Input data:

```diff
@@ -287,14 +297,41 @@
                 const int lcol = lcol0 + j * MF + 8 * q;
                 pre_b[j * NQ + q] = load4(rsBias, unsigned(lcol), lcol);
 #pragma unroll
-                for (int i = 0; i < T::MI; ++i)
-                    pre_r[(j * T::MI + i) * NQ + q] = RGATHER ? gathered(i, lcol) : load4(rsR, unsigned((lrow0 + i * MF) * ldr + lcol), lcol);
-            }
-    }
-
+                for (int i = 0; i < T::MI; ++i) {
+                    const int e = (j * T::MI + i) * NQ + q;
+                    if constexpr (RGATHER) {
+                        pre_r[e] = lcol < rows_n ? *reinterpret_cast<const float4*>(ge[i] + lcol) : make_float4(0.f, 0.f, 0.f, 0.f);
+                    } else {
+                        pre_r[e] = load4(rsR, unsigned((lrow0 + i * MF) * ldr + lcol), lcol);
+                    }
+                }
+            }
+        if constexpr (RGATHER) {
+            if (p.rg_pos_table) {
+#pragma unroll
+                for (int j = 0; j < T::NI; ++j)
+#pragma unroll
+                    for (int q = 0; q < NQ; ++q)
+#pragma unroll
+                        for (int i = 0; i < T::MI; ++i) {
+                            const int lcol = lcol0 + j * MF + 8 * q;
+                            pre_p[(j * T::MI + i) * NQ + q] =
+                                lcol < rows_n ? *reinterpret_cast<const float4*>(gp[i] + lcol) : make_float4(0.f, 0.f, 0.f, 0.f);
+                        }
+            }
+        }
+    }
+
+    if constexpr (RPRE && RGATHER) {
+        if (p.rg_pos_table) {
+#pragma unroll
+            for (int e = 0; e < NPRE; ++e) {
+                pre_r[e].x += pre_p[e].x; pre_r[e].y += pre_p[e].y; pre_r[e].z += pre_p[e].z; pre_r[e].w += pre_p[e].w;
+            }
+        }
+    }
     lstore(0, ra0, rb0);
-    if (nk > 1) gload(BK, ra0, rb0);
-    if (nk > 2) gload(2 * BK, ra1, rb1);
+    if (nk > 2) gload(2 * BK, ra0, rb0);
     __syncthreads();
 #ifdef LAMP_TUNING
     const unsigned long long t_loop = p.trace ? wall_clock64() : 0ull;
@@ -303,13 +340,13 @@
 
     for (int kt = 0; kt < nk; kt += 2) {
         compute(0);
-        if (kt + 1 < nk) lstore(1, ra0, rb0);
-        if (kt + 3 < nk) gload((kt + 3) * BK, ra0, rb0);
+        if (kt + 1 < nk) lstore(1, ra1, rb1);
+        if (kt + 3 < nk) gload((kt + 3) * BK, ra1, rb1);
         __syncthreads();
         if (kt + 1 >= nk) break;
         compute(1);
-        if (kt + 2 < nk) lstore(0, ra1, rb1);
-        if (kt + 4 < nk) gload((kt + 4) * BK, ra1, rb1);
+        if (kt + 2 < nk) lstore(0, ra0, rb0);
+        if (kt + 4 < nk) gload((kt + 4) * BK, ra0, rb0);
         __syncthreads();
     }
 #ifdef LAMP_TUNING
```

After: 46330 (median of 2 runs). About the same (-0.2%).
...
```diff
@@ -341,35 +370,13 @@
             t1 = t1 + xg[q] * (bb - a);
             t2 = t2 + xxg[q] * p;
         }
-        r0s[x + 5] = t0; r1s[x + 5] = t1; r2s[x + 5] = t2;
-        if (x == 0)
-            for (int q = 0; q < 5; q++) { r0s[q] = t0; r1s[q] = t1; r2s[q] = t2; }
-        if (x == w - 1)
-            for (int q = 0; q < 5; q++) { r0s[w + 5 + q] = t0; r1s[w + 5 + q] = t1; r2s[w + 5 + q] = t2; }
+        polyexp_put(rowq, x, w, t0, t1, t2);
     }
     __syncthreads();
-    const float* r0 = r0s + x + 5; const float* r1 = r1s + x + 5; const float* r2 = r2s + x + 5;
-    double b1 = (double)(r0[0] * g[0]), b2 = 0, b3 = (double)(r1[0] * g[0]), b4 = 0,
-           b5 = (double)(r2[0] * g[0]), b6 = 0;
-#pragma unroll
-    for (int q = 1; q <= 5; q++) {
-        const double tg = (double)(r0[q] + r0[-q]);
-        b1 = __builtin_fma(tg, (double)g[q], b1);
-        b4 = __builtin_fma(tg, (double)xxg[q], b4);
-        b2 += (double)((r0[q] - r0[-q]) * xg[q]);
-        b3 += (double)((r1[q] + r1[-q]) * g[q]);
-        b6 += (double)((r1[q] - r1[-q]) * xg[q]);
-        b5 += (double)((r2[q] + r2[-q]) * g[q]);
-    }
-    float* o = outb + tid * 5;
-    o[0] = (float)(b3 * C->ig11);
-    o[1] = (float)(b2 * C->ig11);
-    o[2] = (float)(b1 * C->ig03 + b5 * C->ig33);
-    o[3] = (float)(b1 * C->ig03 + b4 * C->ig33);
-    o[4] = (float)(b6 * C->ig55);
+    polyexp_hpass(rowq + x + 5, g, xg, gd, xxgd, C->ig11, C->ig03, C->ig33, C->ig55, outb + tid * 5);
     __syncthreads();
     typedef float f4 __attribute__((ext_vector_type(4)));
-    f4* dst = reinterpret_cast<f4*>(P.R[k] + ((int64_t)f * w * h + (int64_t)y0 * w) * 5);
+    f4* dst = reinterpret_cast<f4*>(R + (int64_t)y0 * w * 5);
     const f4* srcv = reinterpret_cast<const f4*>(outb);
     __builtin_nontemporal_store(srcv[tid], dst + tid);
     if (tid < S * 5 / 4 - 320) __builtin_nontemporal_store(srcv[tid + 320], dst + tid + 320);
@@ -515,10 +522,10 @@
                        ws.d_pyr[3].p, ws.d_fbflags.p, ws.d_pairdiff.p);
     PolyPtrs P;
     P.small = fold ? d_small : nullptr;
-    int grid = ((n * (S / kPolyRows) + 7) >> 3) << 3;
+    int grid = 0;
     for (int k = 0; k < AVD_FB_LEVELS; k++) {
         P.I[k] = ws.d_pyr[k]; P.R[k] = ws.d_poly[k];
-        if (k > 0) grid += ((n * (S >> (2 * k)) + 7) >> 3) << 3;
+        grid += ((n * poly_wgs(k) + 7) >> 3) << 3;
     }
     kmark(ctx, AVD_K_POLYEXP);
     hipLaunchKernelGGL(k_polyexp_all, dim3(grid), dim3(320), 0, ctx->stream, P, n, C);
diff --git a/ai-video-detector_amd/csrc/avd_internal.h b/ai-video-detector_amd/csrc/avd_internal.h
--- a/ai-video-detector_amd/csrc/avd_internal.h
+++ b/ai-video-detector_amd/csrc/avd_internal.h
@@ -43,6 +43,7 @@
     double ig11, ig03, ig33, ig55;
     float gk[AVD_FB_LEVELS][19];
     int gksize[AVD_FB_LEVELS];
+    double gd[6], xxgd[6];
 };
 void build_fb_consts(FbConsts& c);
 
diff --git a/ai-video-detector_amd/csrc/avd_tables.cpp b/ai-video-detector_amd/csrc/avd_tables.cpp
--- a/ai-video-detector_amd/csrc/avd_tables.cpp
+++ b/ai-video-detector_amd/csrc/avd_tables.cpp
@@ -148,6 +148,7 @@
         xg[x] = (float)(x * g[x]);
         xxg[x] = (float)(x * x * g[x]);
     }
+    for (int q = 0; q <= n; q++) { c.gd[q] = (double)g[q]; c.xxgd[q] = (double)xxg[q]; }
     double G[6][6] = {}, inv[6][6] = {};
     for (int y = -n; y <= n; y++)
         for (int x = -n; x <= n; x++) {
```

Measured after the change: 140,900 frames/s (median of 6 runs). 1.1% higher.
...
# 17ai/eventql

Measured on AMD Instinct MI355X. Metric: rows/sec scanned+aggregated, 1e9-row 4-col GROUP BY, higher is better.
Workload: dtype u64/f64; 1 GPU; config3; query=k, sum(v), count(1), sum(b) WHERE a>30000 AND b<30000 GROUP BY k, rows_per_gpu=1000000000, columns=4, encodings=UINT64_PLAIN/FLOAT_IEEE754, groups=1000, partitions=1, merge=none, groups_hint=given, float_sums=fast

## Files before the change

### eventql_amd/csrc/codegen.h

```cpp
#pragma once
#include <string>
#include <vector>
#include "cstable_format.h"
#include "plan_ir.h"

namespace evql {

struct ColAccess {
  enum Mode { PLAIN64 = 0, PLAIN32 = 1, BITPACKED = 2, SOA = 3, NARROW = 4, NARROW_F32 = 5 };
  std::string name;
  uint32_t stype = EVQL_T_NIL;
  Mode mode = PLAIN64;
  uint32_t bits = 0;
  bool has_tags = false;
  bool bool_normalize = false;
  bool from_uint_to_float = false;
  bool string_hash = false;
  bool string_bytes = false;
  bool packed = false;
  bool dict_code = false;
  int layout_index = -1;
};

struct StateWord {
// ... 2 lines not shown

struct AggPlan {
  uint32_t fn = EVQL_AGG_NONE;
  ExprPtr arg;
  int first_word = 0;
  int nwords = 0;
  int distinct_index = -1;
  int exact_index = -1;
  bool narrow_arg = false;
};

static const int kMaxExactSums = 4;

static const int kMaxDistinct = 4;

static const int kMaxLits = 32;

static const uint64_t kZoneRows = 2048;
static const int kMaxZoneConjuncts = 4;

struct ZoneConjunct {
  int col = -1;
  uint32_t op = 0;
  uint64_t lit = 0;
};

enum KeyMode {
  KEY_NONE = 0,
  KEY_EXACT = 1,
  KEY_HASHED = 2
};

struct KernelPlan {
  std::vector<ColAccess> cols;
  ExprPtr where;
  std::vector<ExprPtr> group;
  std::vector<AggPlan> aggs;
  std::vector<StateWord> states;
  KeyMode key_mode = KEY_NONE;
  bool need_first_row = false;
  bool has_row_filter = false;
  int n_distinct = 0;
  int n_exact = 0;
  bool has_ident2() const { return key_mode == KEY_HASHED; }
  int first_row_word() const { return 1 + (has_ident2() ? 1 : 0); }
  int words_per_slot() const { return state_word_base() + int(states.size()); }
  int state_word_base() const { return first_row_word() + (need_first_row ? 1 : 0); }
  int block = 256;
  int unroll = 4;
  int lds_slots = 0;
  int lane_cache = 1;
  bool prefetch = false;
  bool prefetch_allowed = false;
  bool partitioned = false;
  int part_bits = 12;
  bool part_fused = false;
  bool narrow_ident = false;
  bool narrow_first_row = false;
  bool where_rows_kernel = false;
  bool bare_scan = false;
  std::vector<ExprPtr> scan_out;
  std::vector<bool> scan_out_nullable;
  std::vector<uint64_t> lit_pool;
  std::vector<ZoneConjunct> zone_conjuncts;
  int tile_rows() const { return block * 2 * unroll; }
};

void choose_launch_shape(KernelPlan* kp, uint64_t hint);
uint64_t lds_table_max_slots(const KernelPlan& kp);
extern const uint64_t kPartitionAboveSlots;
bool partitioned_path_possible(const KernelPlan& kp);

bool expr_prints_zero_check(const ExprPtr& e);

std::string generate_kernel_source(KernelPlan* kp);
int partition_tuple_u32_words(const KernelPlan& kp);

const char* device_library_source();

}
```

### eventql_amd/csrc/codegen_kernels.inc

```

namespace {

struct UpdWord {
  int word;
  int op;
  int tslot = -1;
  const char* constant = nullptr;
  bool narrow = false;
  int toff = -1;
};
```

Exercise description: Count the lines holding the word "block" in this material. Reply with the number and nothing else.

Result for this task: 2